私は火を起こし、鍋をかけ、竜は空を整える。
強いのに不器用。
賢いのに生活能力がない。
雲は読めるのに、人間の時間は読めない。
「……あのですね」
「何だ」
「雲は読めるのに、私が迷う可能性は読めないんですか」
竜は黙った。
そして、少しだけ首を傾げた。
「……学習する」
「してください」
笑ってしまったのは、私の負けだ。
だって、その言い方が変に真面目で。
「努力する」とか「気を付ける」じゃなくて、「学習する」。
まるで、人間と一緒に暮らすのが初めての子どもみたいだ。
笑いながら、別の事が気になった。
今までの生贄はどうなったのか。
村の女達は「竜に食われた」と囁く。
子ども達は怖い話にして遊ぶ。
大人達は目を逸らす。
私はそういう噂が嫌いだ。
根拠のないものほど、よく人を縛る。
そして、縛られた人は、誰かを縛り返す。
それが一番、厄介だ。
「今までの生贄は」
火を見つめたまま、私は言った。
「あなたが食べたんですか」
竜はすぐには答えなかった。
鍋の湯気が漂い、洞窟の奥で滴が落ちる音がする。
「食わぬ」
短い否定。
妙に、安心する。
理由は分からないけれど。
「では、どこに」
「名を変え、顔を変え、遠い地へ運んだ」
「……顔を」
「人は噂で殺す。村に戻せば、戻ったという理由で殺される。

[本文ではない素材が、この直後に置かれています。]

struct vsg_extractor {
    int device = 0;
    int max_batch = 1;
    cudaStream_t stream = nullptr;
    static constexpr int kAuxStreams = 2;
    cudaStream_t aux[kAuxStreams] = {nullptr, nullptr};
    int chunk_frames = 128;
    uint8_t *color_d = nullptr;
    size_t color_bytes = 0;
    uint32_t *rect_xy[2] = {nullptr, nullptr};
    uint16_t *rect_frac[2] = {nullptr, nullptr};
    int rect_w = 0, rect_h = 0;
    cudaEvent_t fork_ev = nullptr;
    vsg_orb_params p{};
    std::vector<float> scale, inv_scale, sigma2, inv_sigma2;
    std::vector<int> quota;

    int cur_w = 0, cur_h = 0;
    FrameGeom g{};
    int max_cw = 0, max_ch = 0, max_nodes = 0;
    int64_t pyr_bytes_per_frame = 0;

    short4 *tabs_d = nullptr;
    PyrTile *pyr_tiles_d = nullptr;
    int pyr_ntiles = 0, pyr_tile_buf = 0;
    size_t pyr_tile_smem = 0;
    uint8_t *pyr = nullptr, *blur = nullptr;
    Cand *cand = nullptr;
    unsigned short *node_of = nullptr;
    int *cand_count = nullptr;
    LevelKp *level_kps = nullptr;
    int *level_kp_count = nullptr;
    int *slot = nullptr;
    uint8_t *out_block_d = nullptr, *out_block_h = nullptr;
    size_t out_block_bytes = 0;
    vsg_keypoint *kps_d = nullptr;
    uint8_t *desc_d = nullptr;
    int *n_d = nullptr, *mono_d = nullptr;
    vsg_keypoint *kps_h = nullptr;
    uint8_t *desc_h = nullptr;
    int *n_h = nullptr, *mono_h = nullptr;

    bool profile = false;
    static constexpr int kEvRing = 32;
    cudaEvent_t ev[kEvRing][VSG_NUM_STAGES + 1] = {};
    bool ev_created = false;
    int ev_head = 0, ev_pending = 0;
    double stage_ms[VSG_NUM_STAGES] = {0, 0, 0, 0, 0};
    int64_t stage_runs = 0;

    void harvest_one() {
        const int slot = (ev_head - ev_pending + 2 * kEvRing) % kEvRing;
        cudaEventSynchronize(ev[slot][VSG_NUM_STAGES]);
        for (int k = 0; k < VSG_NUM_STAGES; ++k) {
            float ms = 0.f;
            cudaEventElapsedTime(&ms, ev[slot][k], ev[slot][k + 1]);
            stage_ms[k] += ms;
        }
        ++stage_runs;
        --ev_pending;
    }

    const uint8_t *lvl0_base = nullptr;
    int lvl0_pitch = 0;
    int64_t lvl0_stride = 0;
    int last_nframes = 0;
    bool results_on_handle = false;

    void free_shape() {
        cudaFree(tabs_d); cudaFree(pyr_tiles_d); cudaFree(pyr); cudaFree(blur); cudaFree(cand); cudaFree(node_of);
        cudaFree(cand_count); cudaFree(level_kps); cudaFree(level_kp_count); cudaFree(slot); cudaFree(out_block_d);
        cudaFree(color_d);
        color_d = nullptr; color_bytes = 0;
        cudaFreeHost(out_block_h);
        out_block_d = out_block_h = nullptr; out_block_bytes = 0;
        tabs_d = nullptr; pyr_tiles_d = nullptr; pyr_ntiles = 0; pyr = blur = nullptr; cand = nullptr; node_of = nullptr;
        cand_count = nullptr; level_kps = nullptr; level_kp_count = nullptr; slot = nullptr; kps_d = nullptr;
        desc_d = nullptr; n_d = mono_d = nullptr; kps_h = nullptr; desc_h = nullptr; n_h = mono_h = nullptr;
        cur_w = cur_h = 0;
    }
};

namespace {

void build_tables(vsg_extractor *ex) {
    const int nl = ex->p.nlevels;
    const double scale_factor = ex->p.scale_factor;
    ex->scale.assign(nl, 1.f);
    ex->sigma2.assign(nl, 1.f);
    for (int i = 1; i < nl; ++i) {
        ex->scale[i] = (float)(ex->scale[i - 1] * scale_factor);
        ex->sigma2[i] = ex->scale[i] * ex->scale[i];
    }
    ex->inv_scale.resize(nl);
    ex->inv_sigma2.resize(nl);
    for (int i = 0; i < nl; ++i) {
        ex->inv_scale[i] = 1.0f / ex->scale[i];
        ex->inv_sigma2[i] = 1.0f / ex->sigma2[i];
    }
    ex->quota.assign(nl, 0);
    const float factor = (float)(1.0f / scale_factor);
    float desired = ex->p.nfeatures * (1 - factor) / (1 - (float)std::pow((double)factor, (double)nl));
    int sum = 0;
    for (int l = 0; l < nl - 1; ++l) {
        ex->quota[l] = cv_round(desired);
        sum += ex->quota[l];
        desired *= factor;
    }
    ex->quota[nl - 1] = std::max(ex->p.nfeatures - sum, 0);
}

void build_resize_tables(int sw, int sh, int dw, int dh, int dw_pad, std::vector<short4> &xt, std::vector<short4> &yt) {
    const double scale_x = 1.0 / ((double)dw / sw), scale_y = 1.0 / ((double)dh / sh);
    xt.resize(dw_pad);
    yt.resize(dh);
    for (int dx = 0; dx < dw_pad; ++dx) {
        const int x = std::min(dx, dw - 1);
        float fx = (float)((x + 0.5) * scale_x - 0.5);
        int sx = (int)std::floor(fx);
        fx -= sx;
        if (sx < 0) { fx = 0; sx = 0; }
        if (sx >= sw - 1) { fx = 0; sx = sw - 1; }
        xt[dx] = make_short4((short)sx, (short)std::min(sx + 1, sw - 1), (short)cv_round((1.f - fx) * 2048.f),
                             (short)cv_round(fx * 2048.f));
    }
    for (int dy = 0; dy < dh; ++dy) {
        float fy = (float)((dy + 0.5) * scale_y - 0.5);
        int sy = (int)std::floor(fy);
        fy -= sy;
        const int sy0 = std::min(std::max(sy, 0), sh - 1), sy1 = std::min(std::max(sy + 1, 0), sh - 1);
        yt[dy] = make_short4((short)sy0, (short)sy1, (short)cv_round((1.f - fy) * 2048.f), (short)cv_round(fy * 2048.f));
    }
}

vsg_status configure_shape(vsg_extractor *ex, int w, int h) {
    if (ex->cur_w == w && ex->cur_h == h) return VSG_OK;
    if (w > kMaxImageDim || h > kMaxImageDim) {
        set_error("image %dx%d too large: at most %d pixels per side", w, h, kMaxImageDim);
        return VSG_ERR_INVALID;
    }
    CK(cudaSetDevice(ex->device));
    int smem_optin = 0;
    size_t octree_static = 0;
    CK(cudaDeviceGetAttribute(&smem_optin, cudaDevAttrMaxSharedMemoryPerBlockOptin, ex->device));
    const vsg_status ost = octree_static_smem_bytes(&octree_static);
    if (ost != VSG_OK) return ost;
    ex->free_shape();
    const int nl = ex->p.nlevels;
    FrameGeom &g = ex->g;
    memset(&g, 0, sizeof(g));
    g.nlevels = nl;
    std::vector<Cell> cells;
    ex->max_cw = ex->max_ch = 7;
    ex->max_nodes = 8;
    int64_t plane_off = 0, cand_off = 0;
    int kp_off = 0;
    std::vector<std::vector<short4>> xts(nl), yts(nl);
    for (int l = 0; l < nl; ++l) {
        LevelGeom &L = g.lv[l];
        L.w = cv_round((float)w * ex->inv_scale[l]);
        L.h = cv_round((float)h * ex->inv_scale[l]);
        const int min_b = kBorderMin, max_bx = L.w - kBorderMin, max_by = L.h - kBorderMin;
        const float width = (float)(max_bx - min_b), height = (float)(max_by - min_b);
        if (width < 35.f || height < 35.f) {
            set_error("image %dx%d too small: level %d is %dx%d (needs >= 67x67 for one 35-px cell)", w, h, l, L.w, L.h);
            return VSG_ERR_INVALID;
        }
        L.pitch = (int)align_up(L.w, 64);
        L.plane_stride = align_up((int64_t)L.pitch * L.h, 256);
        L.plane_offset = plane_off;
        plane_off += L.plane_stride * ex->max_batch;
        L.n_cols = (int)(width / 35.f);
        L.n_rows = (int)(height / 35.f);
        L.w_cell = (int)std::ceil(width / L.n_cols);
        L.h_cell = (int)std::ceil(height / L.n_rows);
        L.cell_begin = (int)cells.size();
        int cand_cap = 0;
        for (int i = 0; i < L.n_rows; ++i) {
            const float ini_y = (float)(min_b + i * L.h_cell);
            float max_y = ini_y + L.h_cell + 6;
            if (ini_y >= max_by - 3) continue;
            if (max_y > max_by) max_y = (float)max_by;
            for (int j = 0; j < L.n_cols; ++j) {
                const float ini_x = (float)(min_b + j * L.w_cell);
                float max_x = ini_x + L.w_cell + 6;
                if (ini_x >= max_bx - 6) continue;
                if (max_x > max_bx) max_x = (float)max_bx;
                Cell c;
                c.level = (short)l;
                c.x0 = (short)ini_x; c.y0 = (short)ini_y;
                c.cw = (short)((int)max_x - (int)ini_x); c.ch = (short)((int)max_y - (int)ini_y);
                c.pad = 0;
                if (c.cw < 7 || c.ch < 7) continue;
                cells.push_back(c);
                ex->max_cw = std::max<int>(ex->max_cw, c.cw);
                ex->max_ch = std::max<int>(ex->max_ch, c.ch);
                cand_cap += ((c.cw - 6 + 1) / 2) * ((c.ch - 6 + 1) / 2);
            }
        }
        L.cell_count = (int)cells.size() - L.cell_begin;
        L.cols_eff = L.rows_eff = 0;
        for (int k = L.cell_begin; k < (int)cells.size(); ++k) {
            const Cell &c = cells[k];
            L.cols_eff = std::max(L.cols_eff, (c.x0 - min_b) / L.w_cell + 1);
            L.rows_eff = std::max(L.rows_eff, (c.y0 - min_b) / L.h_cell + 1);
        }
        if (L.cols_eff * L.rows_eff != L.cell_count) {
            set_error("internal: level %d cell table is not a prefix rectangle", l);
            return VSG_ERR_INVALID;
        }
        L.cols_rcp = (uint32_t)((0x100000000ull + (uint64_t)L.cols_eff - 1) / (uint64_t)std::max(L.cols_eff, 1));
        L.wcell_rcp = L.w_cell > 1 ? (uint32_t)((0x100000000ull + (uint64_t)L.w_cell - 1) / (uint64_t)L.w_cell) : 0xFFFFFFFFu;
        L.hcell_rcp = L.h_cell > 1 ? (uint32_t)((0x100000000ull + (uint64_t)L.h_cell - 1) / (uint64_t)L.h_cell) : 0xFFFFFFFFu;
        L.quota = ex->quota[l];
        L.n_ini = (int)std::round(static_cast<float>(max_bx - min_b) / (max_by - min_b));
        if (L.n_ini < 1) {
            set_error("image %dx%d: aspect ratio below 0.5 is not supported by the reference oct-tree (nIni = 0)", w, h);
            return VSG_ERR_INVALID;
        }
        L.h_x = static_cast<float>(max_bx - min_b) / L.n_ini;
        L.cand_cap = cand_cap + 8;
        L.cand_offset = cand_off;
        cand_off += L.cand_cap;
        L.kp_cap = std::max(L.quota, 4 * L.n_ini) + 4;
        L.kp_offset = kp_off;
        kp_off += L.kp_cap;
        const size_t octree_need = octree_smem_bytes(L.kp_cap + 4) + octree_static;
        if (octree_need > (size_t)smem_optin) {
            set_error("level %d: oct-tree quota %d needs %zu bytes of shared memory per block, the device allows %d", l, L.quota,
                      octree_need, smem_optin);
            return VSG_ERR_INVALID;
        }
        ex->max_nodes = std::max(ex->max_nodes, L.kp_cap + 4);
        L.scale = ex->scale[l];
        L.kp_size = (float)(int)(kPatch * ex->scale[l]);
        L.resize_tma_ok = 0;
        if (l > 0) {
            build_resize_tables(g.lv[l - 1].w, g.lv[l - 1].h, L.w, L.h, (int)align_up(L.w, 4), xts[l], yts[l]);
            L.resize_tma_ok = resize_tma_fits(xts[l], yts[l], L.w, L.h) ? 1 : 0;
        }
    }
    g.ncells = (int)cells.size();
    for (int l = nl; l < kMaxLevels; ++l) g.lv[l].cell_begin = 0x7fffffff;
    g.cand_total = cand_off;
    g.kp_total = kp_off;
    g.out_cap = kp_off;
    ex->pyr_bytes_per_frame = plane_off / ex->max_batch;

    const int B = ex->max_batch;
    size_t ntab = 0;
    for (int l = 1; l < nl; ++l) ntab += xts[l].size() + yts[l].size();
    CK(cudaMalloc(&ex->tabs_d, std::max<size_t>(ntab, 1) * sizeof(short4)));
    size_t toff = 0;
    for (int l = 1; l < nl; ++l) {
        CK(cudaMemcpy(ex->tabs_d + toff, xts[l].data(), xts[l].size() * sizeof(short4), cudaMemcpyHostToDevice));
        g.lv[l].xtab = ex->tabs_d + toff;
        toff += xts[l].size();
        CK(cudaMemcpy(ex->tabs_d + toff, yts[l].data(), yts[l].size() * sizeof(short4), cudaMemcpyHostToDevice));
        g.lv[l].ytab = ex->tabs_d + toff;
        toff += yts[l].size();
    }
    if (nl >= 2) {
        constexpr int ntx = 12, nty = 12;
        std::vector<PyrTile> tiles((size_t)ntx * nty);
        int buf = 0, ntab_max = 0, dim_max = 0;
        for (int ty = 0; ty < nty; ++ty)
            for (int tx = 0; tx < ntx; ++tx) {
                PyrTile &t = tiles[(size_t)ty * ntx + tx];
                int ntab_t = 0;
                for (int l = nl - 1; l >= 0; --l) {
                    const int W = g.lv[l].w, H = g.lv[l].h;
                    PyrTileBox o{(short)(tx * W / ntx), (short)(ty * H / nty), (short)((tx + 1) * W / ntx - 1), (short)((ty + 1) * H / nty - 1)};
                    PyrTileBox r = o;
                    if (l < nl - 1) {
                        const PyrTileBox &u = t.region[l + 1];
                        const short nx0 = xts[l + 1][u.x0].x, nx1 = xts[l + 1][u.x1].y, ny0 = yts[l + 1][u.y0].x, ny1 = yts[l + 1][u.y1].y;
                        if (l == 0) r = PyrTileBox{nx0, ny0, nx1, ny1};
                        else r = PyrTileBox{std::min(o.x0, nx0), std::min(o.y0, ny0), std::max(o.x1, nx1), std::max(o.y1, ny1)};
                    }
                    t.owned[l] = o;
                    t.region[l] = r;
                    t.rcp_w[l] = (uint32_t)((0x100000000ull + (uint64_t)(r.x1 - r.x0)) / (uint64_t)(r.x1 - r.x0 + 1));
                    buf = std::max(buf, (r.x1 - r.x0 + 1) * (r.y1 - r.y0 + 1));
                    if (l > 0) dim_max = std::max(dim_max, std::max(r.x1 - r.x0 + 1, r.y1 - r.y0 + 1));
                    if (l > 0) ntab_t += (r.x1 - r.x0 + 1) + (r.y1 - r.y0 + 1);
                }
                for (int l = nl; l < kMaxLevels; ++l) { t.owned[l] = t.region[l] = PyrTileBox{0, 0, -1, -1}; t.rcp_w[l] = 0; }
                ntab_max = std::max(ntab_max, ntab_t);
            }
        ex->pyr_tile_buf = (int)align_up(buf, 16);
        ex->pyr_tile_smem = 2 * (size_t)ex->pyr_tile_buf + (size_t)ntab_max * sizeof(short4);
        if (ex->pyr_tile_smem <= 160 * 1024 && dim_max <= 256 && buf < 65536 && nl <= kMaxLevels && g.lv[nl - 1].w >= 2 * ntx && g.lv[nl - 1].h >= 2 * nty) {
            CK(cudaMalloc(&ex->pyr_tiles_d, tiles.size() * sizeof(PyrTile)));
            CK(cudaMemcpy(ex->pyr_tiles_d, tiles.data(), tiles.size() * sizeof(PyrTile), cudaMemcpyHostToDevice));
            ex->pyr_ntiles = (int)tiles.size();
        }
    }
    CK(cudaMalloc(&ex->pyr, plane_off + 256));
    CK(cudaMalloc(&ex->blur, plane_off + 256));
    CK(cudaMemset(ex->pyr, 0, plane_off + 256));
    CK(cudaMalloc(&ex->cand, (size_t)g.cand_total * B * sizeof(Cand)));
    CK(cudaMalloc(&ex->node_of, (size_t)g.cand_total * B * sizeof(unsigned short)));
    CK(cudaMalloc(&ex->cand_count, (size_t)B * nl * sizeof(int)));
    CK(cudaMalloc(&ex->level_kps, (size_t)g.kp_total * B * sizeof(LevelKp)));
    CK(cudaMalloc(&ex->level_kp_count, (size_t)B * nl * sizeof(int)));
    CK(cudaMalloc(&ex->slot, (size_t)g.kp_total * B * sizeof(int)));
    {
        auto up = [](size_t v) { return (v + 255) & ~(size_t)255; };
        const size_t off_desc = up((size_t)g.out_cap * B * sizeof(vsg_keypoint));
        const size_t off_n = off_desc + up((size_t)g.out_cap * B * 32);
        const size_t off_mono = off_n + up((size_t)B * sizeof(int));
        ex->out_block_bytes = off_mono + up((size_t)B * sizeof(int));
        CK(cudaMalloc(&ex->out_block_d, ex->out_block_bytes));
        CK(cudaMallocHost(&ex->out_block_h, ex->out_block_bytes));
        ex->kps_d = reinterpret_cast<vsg_keypoint *>(ex->out_block_d);
        ex->desc_d = ex->out_block_d + off_desc;
        ex->n_d = reinterpret_cast<int *>(ex->out_block_d + off_n);
        ex->mono_d = reinterpret_cast<int *>(ex->out_block_d + off_mono);
        ex->kps_h = reinterpret_cast<vsg_keypoint *>(ex->out_block_h);
        ex->desc_h = ex->out_block_h + off_desc;
        ex->n_h = reinterpret_cast<int *>(ex->out_block_h + off_n);
        ex->mono_h = reinterpret_cast<int *>(ex->out_block_h + off_mono);
    }
    ex->cur_w = w;
    ex->cur_h = h;
    return VSG_OK;
}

生きるには、別の名が要る」
淡々とした声なのに、言葉が妙に優しい。
優しいと言ってしまうと、照れる。
私は鼻で笑うふりをした。
「竜の方が、人間よりよほど人間らしいですね」
「……それは、褒めているのか」
「さあ」
言いながら、胸の奥がほどけた。
同時に、余計な感情が生まれる。
安心の次に来るのは、だいたい面倒な気持ちだ。
「じゃあ私は、そのうち遠い地に放り出されるんですか」
「必要なら」
「必要なら、って便利な言葉ですね」
竜は私を見た。
雲ではなく、真正面から。
「……お前は、煩わしい」
「褒め言葉に聞こえません」
「褒めている」
面倒だ。
分かりにくい。
でも、少しだけ笑ってしまう。
こちらの皮肉に、逃げずに返す。
それだけで、なんだか負けた気がする。
◆
洞窟での生活は、思っていたより忙しかった。
まず寒い。
次に暗い。
そして、広い。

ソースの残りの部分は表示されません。